Liberalism, neoliberalism, illiberalism, and civil rights in the United States
Libéralisme, néolibéralisme, illibéralisme et droits civils aux États Unis
Published on Friday, May 03, 2024
Abstract
The March 2025 issue of the ORDA journal will be devoted to the history and analysis of Liberalism, neoliberalim, illiberalism and civil rights in the United States. This issue of L’Ordinaire des Amériques seeks to contextualize and exemplify what are often theoretical abstractions about liberalism, neo-liberalism, and illiberalism in the United States.
Announcement
ORDA n° 234 (March 2025): Liberalism, neoliberalism, illiberalism, and civil rights in the United States
Argument
Among the political philosophies of interest to L’Ordinaire des Amériques, liberalism is arguably among the most intriguing, one that is almost systematically constructed in an economic sense that borders on the oxymoronic in the case of the United States. While liberalism underpins the notions of democracy and human rights, it is as an economic model that it became the dominant doctrine in the United States at the end of the 18th century. In this case, we hastily refer to “economic” or “classical” liberalism. This is the model that most Europeans think of when they hear the word liberalism, with absolute confidence in the free market as the invisible regulator of the economy. In the wake of John Locke’s 17th-century theory of property and, in the 20th century, of Friedrich Hayek’s notion that the necessary functions of government as similar to those of a factory’s night watchman, and of Robert Nozick’s libertarianism and minarchism, classical liberalism no longer gave rise to much divergence in Anglo-Saxon societies, other than around the degree of state intervention and the degree of application of Keynesian ideas. “Classical” or “economic” liberalism is often seen as the precursor, if not the prototype, of what is now termed “neo-liberalism”, with a mostly negative connotation.

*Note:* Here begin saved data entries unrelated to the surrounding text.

# zchuning/repo

Measured on AMD Instinct MI355X. Metric: world-model+imagine updates/sec (B=50,L=50,64x64x3), higher is better.
Workload: dtype f32

## Files before the change

repo_amd/csrc/bconv.h:

```cpp
#pragma once
#include "bgemm.h"
#include "dconv.h"

namespace repo {

template <class G>
struct BGeo {
  static constexpr int KSE = G::KS + (G::KS & 1);
  static constexpr int TAPS = G::KS * KSE;
  static constexpr int KKE = (TAPS + 7) & ~7;
  static constexpr int BPG = KKE / 8;
  static constexpr bool ODD = (G::WB & 1) != 0;
  static constexpr int WBE = ODD ? ((G::WB + 3) & ~3) : G::WB;
  static constexpr int CBP = G::CB + (G::CB & 1);
};

template <int BM_, int BN_, int CK_, int WM_, int WN_>
struct BTile {
  static constexpr int BM = BM_, BN = BN_, CK = CK_, WM = WM_, WN = WN_;
  static constexpr int TM = BM / (32 * WM), TN = BN / (32 * WN);
  static constexpr int NT = WM * WN * 64;
  static_assert(TM >= 1 && TN >= 1 && BM % (32 * WM) == 0 && BN % (32 * WN) == 0 && CK % 2 == 0, "tile / wave grid mismatch");
};

template <class G, class T>
struct BPack {
  static constexpr int NBLK = (T::CK / 2) * BGeo<G>::BPG;
  static constexpr int NSL = BGeo<G>::CBP / T::CK;
  static constexpr int MT = (G::CS + T::BM - 1) / T::BM;
  static constexpr int WPLANE = NBLK * 2 * T::BM * 16;
  static constexpr int CHUNK_BYTES = 3 * WPLANE;
  static constexpr size_t BYTES = (size_t)MT * NSL * CHUNK_BYTES;
  static constexpr size_t BYTES_U8 = BYTES + (size_t)((G::CS * 4 + 255) & ~255);
  static_assert(BGeo<G>::CBP % T::CK == 0, "channel chunk must divide the (pair-padded) channel count");
};

struct BPackArgs {
  const float* w;
  char* wp;
  const float* bias;
};

template <class G, class T, bool U8 = false>
__global__ __launch_bounds__(256) void bconv_pack_kernel(BPackArgs p) {
  typedef BGeo<G> BG;
  typedef BPack<G, T> P;
  const int total = P::MT * P::NSL * P::NBLK * 2 * T::BM;
  if (U8) {
    float* fb = reinterpret_cast<float*>(p.wp + P::BYTES);
    for (int cs = blockIdx.x * 256 + threadIdx.x; cs < G::CS; cs += gridDim.x * 256) {
      double s = 0.0;
      for (int k = 0; k < G::CB * G::KK; ++k) s += (double)p.w[(size_t)cs * G::CB * G::KK + k];
      fb[cs] = (float)((double)(p.bias ? p.bias[cs] : 0.f) - s);
    }
  }
  for (int i = blockIdx.x * 256 + threadIdx.x; i < total; i += gridDim.x * 256) {
    int r = i;
    const int m = r % T::BM;
    r /= T::BM;
    const int h = r & 1;
    r >>= 1;
    const int blk = r % P::NBLK;
    r /= P::NBLK;
    const int t = r % P::NSL, mt = r / P::NSL;
    const int g = blk / BG::BPG, b = blk % BG::BPG;
    const int cs = mt * T::BM + m, cb = t * T::CK + 2 * g + h;
    float v[8];
#pragma unroll
    for (int j = 0; j < 8; ++j) {
      const int q = 8 * b + j, ky = q / BG::KSE, kx = q % BG::KSE;
      v[j] = (q < BG::TAPS && kx < G::KS && cs < G::CS && cb < G::CB) ? p.w[((size_t)cs * G::CB + cb) * G::KK + ky * G::KS + kx] : 0.f;
      if (U8) v[j] *= 2.f / 255.f;
    }
    unsigned pl[3][4];
#pragma unroll
    for (int e = 0; e < 4; ++e) bg_split3(v[2 * e], v[2 * e + 1], pl[0][e], pl[1][e], pl[2][e]);
    char* dst = p.wp + ((size_t)mt * P::NSL + t) * P::CHUNK_BYTES + ((blk * 2 + h) * T::BM + m) * 16;
#pragma unroll
    for (int q3 = 0; q3 < 3; ++q3)
      *reinterpret_cast<u32x4s*>(dst + q3 * P::WPLANE) = u32x4s{pl[q3][0], pl[q3][1], pl[q3][2], pl[q3][3]};
  }
}
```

In the U.S., the term liberalism incidentally adds to its own ambivalence, since to be liberal there means to be “of the left”, with all kinds of possible variants ranging from “center left”, to “moderate left”, to “progressivism”, even to “the left of the left”. This type of liberalism is a priori that of the Democratic Party, one that sometimes manages to contain within a single group personalities as ideologically different as Bernie Sanders, Barack Obama, or Joe Manchin. In addition to the well-identified bipartisan polarization phenomenon, there happens to be less documented intra-partisan polarization phenomena, for example between moderate Republicans (RINOs, Republicans in name only) and very conservative Republicans, or between moderate Democrats (DINOs, Democrats in name only) and the white, conservative Democratic coalition of the Blue Dogs in the House of Representatives. These fault lines are most often made even more fragile by a growing divide between the grassroots and the establishment of each of the two major parties.
The liberalism of the American left implies the need for social legislation to protect the most disadvantaged and extend their rights and freedoms. Is this or is this not a promise of the U.S. Constitution which, in its Preamble, designates justice (“Establish Justice”) and universal social welfare (“promote the general Welfare”) as two of its very foundations? Antoine Coppolani remarks that the philosophical foundations of liberalism are those that presided over the birth of the American nation, and that Patrick Garry, in Liberalism and American Identity, defines liberalism as a “broad, inclusive concept” based on two principles: individual liberty, which inspired the Declaration of Independence, and the democratic organization of society, which inspired the Constitution. Coppolani posits that these two axes firmly anchor the roots of liberalism in the past of the American nation. In the words of Arthur Schlesinger Jr., a “liberal” historian in the American sense of the term, “American liberalism, in the broad sense, is an expression of the total national experience.” In 1956, Louis Hartz’s The Liberal Tradition in America sought to demonstrate the existence of a liberal consensus around which the entire history of the United States had been built. The key argument supporting Hartz’s thesis was that the absence of a feudal system in American history had always protected the country from the notions of reaction and social revolution.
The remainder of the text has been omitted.